# Alpine iDA-x300 "processor control"



## fscooby (Aug 7, 2007)

Well i decided to buy and try one of alpines new IPOD solution headunits- iDA-X300.
Its a very nice unit- the red illumintaion matches the interior of the Subaru dash fairly well, the face and buttons seem very sturdy and firm.

After installation i tried my hand at seeing how it controls my Pxa-H701 processor, to my grave disappointment all it apprantly does is call up 6 user presets from the processor, you cannot adjust any of the settings on the processor ( T/a, crossover ...etc...).

The sound from the ipod seemed a bit thin and empty, the bass lacked any punch and did not seem to go down past 70hz or so.

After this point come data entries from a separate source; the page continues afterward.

# LCSL/nys-koop-lqr

Measured on AMD Instinct MI355X. Metric: Nyström-Koopman fits/sec (K_nm build + A,B,C solve), N=1e5 m=2000 d=384, higher is better.
Workload: dtype f64

## Files before the change

### nys_koop_lqr_amd/csrc/nk_api.hip

```cpp
#include "nk_common.h"

#include <cmath>
#include <cstdarg>
#include <cstdio>
#include <cstring>
#include <chrono>
#include <cstdlib>
#include <algorithm>
#include <condition_variable>
#include <mutex>
#include <set>
#include <thread>

namespace nk {

static thread_local std::string g_err;
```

Im now in the process of Un-installing it and putting back in my dva-9860.


----------



## blacksvtf03 (Feb 27, 2009)

I thought the same thing about the X100 once I upgraded the rest of my system and started listening to quality CD's with the changer. I wound up putting my 7939 back in


----------



## kepone (Aug 15, 2006)

Guys, 

Please keep in mind that the ipod will only play back what you put into it. If you download or encode your music at an average or low bitrate, it will sound crappy when you play it back. A lossless audio file sounds every bit as good as anything on a CD, it's the same digital data. The ipod/iphone is probably a better quality playback device than most cd transports, but everything depends on the bitrate of your music. For reference anything you buy from the Itunes store is only as 128kbps or 192kbps at best.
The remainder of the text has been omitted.